If I add a WHERE on table B:
SELECT * FROM A INNER JOIN B ON [....] WHERE B.Xyz > 10
The WHERE will actually be executed before the join... So if the where
returns 1000 rows, the "actual # of rows" of B will be 1000...
I don't get it.. shouldn't it be <= 2???
What am I missing... why does the optimiser proceeds that way?
(SQL 2008)
Thanks
The optimizer will proceed whichever way it thinks is faster. That means if the Xyz column is indexed but the join column is not, it will likely do the xyz filter first. Or if your statistics are bad so it doesn't know that the join filter would pare B down to just two rows, it would do the WHERE clause first.
It's based entirely on what indexes are available for the optimizer to use. Also, there is no reason to believe that the db engine will execute the WHERE before another part of the query. The query optimizer is free to execute the query in any order it likes as long as the correct results are returned. Again, the way to properly optimize this type of query is with strategically placed indexes.

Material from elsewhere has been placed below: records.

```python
def kernel_name(plan, idx):
    o = plan.ops[idx]
    T = "_Float16" if o.dtype == lib.F16 else "float"
    if o.kind in (lib.OP_CONV1X1, lib.OP_CONV3X3S2):
        if o.kind == lib.OP_CONV3X3S2:
            var = 3
        elif o.nsrc == 1 and o.src[0].mode == lib.SRC_POOL2:
            var = 2
        elif o.nsrc == 1 and o.src[0].mode == lib.SRC_DIRECT:
            var = 0
        else:
            var = 1
        outf32 = "true" if (o.out_f32 and o.dtype == lib.F16) else "false"
        if o.tile_k == lib.CONV_STREAM:
            return "conv1x1_stream_kernel<%d, %d, %d>" % (o.tile_p, o.tile_c, -(-o.Cin // 32))
        if o.tile_k == lib.CONV3_LDS:
            return "conv3s2_lds_kernel<%d, %d, 4, %d>" % (o.Cin, o.Cout, o.nc)
        if o.tile_k == lib.CONV3_WREG:
            return "conv3s2_wreg_kernel<%d, %d, %d, %d, %d, %d>" % ((o.Cin, o.Cout) + pack.conv3x3_wreg_shape(o.Cin, o.Cout) + (2 if o.tile_p == 2 else 3, o.nc))
        if o.tile_k == lib.CONV_STREAM_LDS:
            return "conv1x1_stream_lds_kernel<%d, %d, %s, %d, false>" % (o.tile_c, sum(-(-o.src[k].C // 32) for k in range(o.nsrc)), "true" if var == 1 else "false", 8 if o.tile_p == 2 else 4)
        return "conv_mfma_kernel<%s, %d, %d, %d, %s, %s, %s, %s>" % (T, o.tile_p, o.tile_c, var, outf32, "true" if o.tile_k == lib.CONV_SPLITK else "false", "true" if o.tile_k in (lib.CONV_LDS, lib.CONV_DMA) else "false",
                                                                     "true" if o.tile_k == lib.CONV_DMA else "false")
    if o.kind == lib.OP_DWCONV:
        if o.tile_p == lib.DW_MFMA:
            return "dwconv_mfma_kernel<%d, %d>" % (o.ksize, o.act)
        if o.tile_p == lib.DW_PAIRS:
            return "dwconv_p2_kernel<%d, %d, %d>" % (o.ksize, o.act, (o.Cout // o.Cin) if lib.dw_tile_k_split(o.tile_k)[2] else 0)
        if o.tile_p == lib.DW_DOT2:
            return "dwconv_dot2_kernel<%d, 8, %d, %d>" % (o.ksize, 2 if lib.dw_tile_k_split(o.tile_k)[0] % 2 == 0 else 1, o.act)
        return "dwconv_tile_kernel<%s, %d, %d>" % (T, o.ksize, o.act)
    if o.kind == lib.OP_BOTTLENECK:
        return "bottleneck_kernel<%d, %d, %d, %d, %d>" % (o.ksize, -(-o.Cin // 32), 2 if o.Cout <= 32 else 4, o.nc // 16, o.nsrc if o.nc else 0)
    if o.kind == lib.OP_CONV1DW:
        return "conv1dw_kernel<%d>" % o.ksize
    if o.kind == lib.OP_HEADTAIL:
        return "head_tail_kernel<%d, %d>" % (o.Cin, 2 if o.Cin <= 128 else 1)
    if o.kind == lib.OP_STEM2:
        return "stem2_kernel<%d, %d, %d>" % (o.ksize, o.Cout, o.nc)
    return {lib.OP_STEM: "stem_kernel", lib.OP_SPPF_POOL: "sppf_pool_lds_kernel", lib.OP_DECODE: "decode_kernel"}[o.kind]

def algorithmic_bytes(plan, idx):
    o = plan.ops[idx]
    es = plan.es
    px = plan.B * o.H * o.W
    if o.kind == lib.OP_STEM:
        ies = {lib.F16: 2, lib.F32: 4, lib.U8: 1}[o.in_dtype]
        return plan.B * 3 * o.Hin * o.Win * ies + px * o.Cout * es + 27 * o.Cout * 4
    if o.kind == lib.OP_STEM2:
        ies = {lib.F16: 2, lib.F32: 4, lib.U8: 1}[o.in_dtype]
        return plan.B * 3 * o.Hin * o.Win * ies + px * (o.nc or o.Cout) * es + (27 * o.ksize + 9 * o.ksize * o.Cout + o.Cout * o.nc) * es
    if o.kind == lib.OP_CONV1X1:
        rd = 0
        for i in range(o.nsrc):
            f = {lib.SRC_DIRECT: 1.0, lib.SRC_UP2: 0.25, lib.SRC_POOL2: 4.0}[o.src[i].mode]
            rd += px * f * o.src[i].C * es
        oes = 4 if o.out_f32 else es
        return int(rd) + px * o.Cout * oes + o.Cin * o.Cout * es
    if o.kind == lib.OP_CONV3X3S2:
        pooled = px * o.nc * es + o.Cin * o.nc * es if "pool1" in plan._ops[idx] else 0
        return (2 if "twin" in plan._ops[idx] else 1) * (plan.B * o.Hin * o.Win * o.Cin * es + px * o.Cout * es + 9 * o.Cin * o.Cout * es) + pooled
    if o.kind == lib.OP_DWCONV:
        return px * (o.Cin + o.Cout) * es + o.ksize * o.ksize * o.Cout * es
    if o.kind == lib.OP_CONV1DW:
        return px * (o.Cin + o.Cout) * es + (o.Cin * o.Cout + o.ksize * o.ksize * o.Cout) * es
    if o.kind == lib.OP_BOTTLENECK:
        mid = o.tile_k * 32
        wts = (o.Cin * mid + o.ksize * o.ksize * mid + mid * o.Cout) * es
        if o.nc:
            return px * (o.nsrc * o.Cin + o.nc) * es + wts + (o.nsrc + 1) * o.Cin * o.nc * es
        return px * (o.Cin + o.Cout) * es + wts
    if o.kind == lib.OP_SPPF_POOL:
        return 4 * px * o.src[0].C * es
    if o.kind == lib.OP_HEADTAIL:
        return px * (2 * o.Cin * es + (5 + plan.nc) * 4) + 2 * (o.Cin * o.Cin + 80 * o.Cin) * es
    if o.kind == lib.OP_DECODE:
        anchors = sum(t.H * t.W for t, c, _ in plan.head_bufs if c is not None)
        return plan.B * anchors * ((plan.nc + 4 * (plan.reg_max + 1)) * 4 + (5 + plan.nc) * 4)
    return 0

def flops(plan, idx):
    o = plan.ops[idx]
    px = plan.B * o.H * o.W
    if o.kind == lib.OP_STEM:
        return 2 * px * 27 * o.Cout
    if o.kind == lib.OP_STEM2:
        return 2 * (4 * px * 27 * o.ksize + px * 9 * o.ksize * o.Cout + px * o.Cout * o.nc)
    if o.kind == lib.OP_CONV1X1:
        return 2 * px * o.Cin * o.Cout
    if o.kind == lib.OP_CONV3X3S2:
        return (2 if "twin" in plan._ops[idx] else 1) * 2 * px * 9 * o.Cin * o.Cout + (2 * px * o.Cin * o.nc if "pool1" in plan._ops[idx] else 0)
    if o.kind == lib.OP_DWCONV:
        return 2 * px * o.ksize * o.ksize * o.Cout
    if o.kind == lib.OP_CONV1DW:
        return 2 * px * (o.Cin * o.Cout + o.ksize * o.ksize * o.Cout)
    if o.kind == lib.OP_BOTTLENECK:
        mid = plan._ops[idx]["mid"]
        return 2 * px * (o.Cin * mid + o.ksize * o.ksize * mid + mid * o.Cout + (o.nsrc + 1) * o.Cin * o.nc)
    if o.kind == lib.OP_HEADTAIL:
        return 2 * px * (2 * o.Cin * o.Cin + o.Cin * (plan.nc + 4 * (plan.reg_max + 1)))
    return 0
```

Before: 16820.

## Restructure streaming 1x1 conv loops to keep prefetch in flight branch-free

Rewrites the double-buffered tile loops of the streaming 1x1 conv kernels so the next tile's load is always issued. Past the end it issues a dummy uniform-address load instead of a conditional one, and parity picks which buffer starts so the loop body is unconditional. It also makes the wave index scalar via readfirstlane and turns the pooled-source choice into a template parameter to remove a runtime branch. A per-configuration table keeps the old loop for shapes where the new form was not wanted. The cost is redundant loads at the tail, more template instances and added code complexity.

```diff
diff --git a/maf-yolo_amd/csrc/conv_stream.hip b/maf-yolo_amd/csrc/conv_stream.hip
--- a/maf-yolo_amd/csrc/conv_stream.hip
+++ b/maf-yolo_amd/csrc/conv_stream.hip
@@ -7,7 +7,7 @@
     typedef Frag<half_t> F;
     typedef F::type frag_t;
     const int tid = threadIdx.x, wave = tid >> 6, lane = tid & 63, g = lane >> 4, p = lane & 15;
-    const int gw = blockIdx.x * 4 + wave, nw = gridDim.x * 4;
+    const int gw = blockIdx.x * 4 + __builtin_amdgcn_readfirstlane(wave), nw = gridDim.x * 4;
     const int n_tile = gw % a.nN;
     const int w0 = gw / a.nN, wstride = nw / a.nN;
     const int ntiles = (a.M + 16 * PT - 1) / (16 * PT);
@@ -28,14 +28,14 @@
 #pragma unroll
     for (int ks = 0; ks < KS; ++ks) { const int c = ks * 32 + g * 8; coff[ks] = c < a.Cin ? c : 0; }
 
-    auto load_tile = [&](int t, frag_t (&af)[PT][KS]) {
+    auto load_tile = [&](int t, frag_t (&af)[PT][KS], auto real) {
 #pragma unroll
         for (int pt = 0; pt < PT; ++pt) {
-            int m = t * (16 * PT) + pt * 16 + p;
+            int m = t * (16 * PT) + pt * 16 + (real ? p : 0);
             m = m < a.M ? m : a.M - 1;
             const half_t* q = s0 + (size_t)m * a.srcStride[0];
 #pragma unroll
-            for (int ks = 0; ks < KS; ++ks) af[pt][ks] = ldg16<half_t>(q + coff[ks]);
+            for (int ks = 0; ks < KS; ++ks) af[pt][ks] = ldg16<half_t>(q + (real ? coff[ks] : ks * 8));
         }
     };
     auto compute_store = [&](int t, const frag_t (&af)[PT][KS]) {
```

The "scanned only once" is a bit misleading. A table scan is a horrendously expensive thing in SQL Server. At least up to SS2005, a table scan requires a read of all rows into a temporary table, then a read of the temporary table to find rows matching the join condition. So in the worst case, your query will read and write 1M rows, then try to match 2 rows to 1M rows, then delete the temporary table (that last bit is probably the cheapest part of the query). So if there are no usable indexes on B, you're just in a bad place.
In your second example, if B.Xyz is not indexed, the full table scan happens and there's a secondary match from 2 rows to 1000 rows - even less efficient. If B.Xyz is indexed, there should be an index lookup and a 2:1000 match - much faster & more efficient.
'course, this assumes the table stats are relatively current and no options are in effect that change how the optimizer works.
EDIT: is it possible for you to "unroll" the A rows and use them as a static condition in a no-JOIN query on B? We've used this in a couple of places in our application where we're joining small tables (<100 rows) to large (> 100M rows) ones to great effect.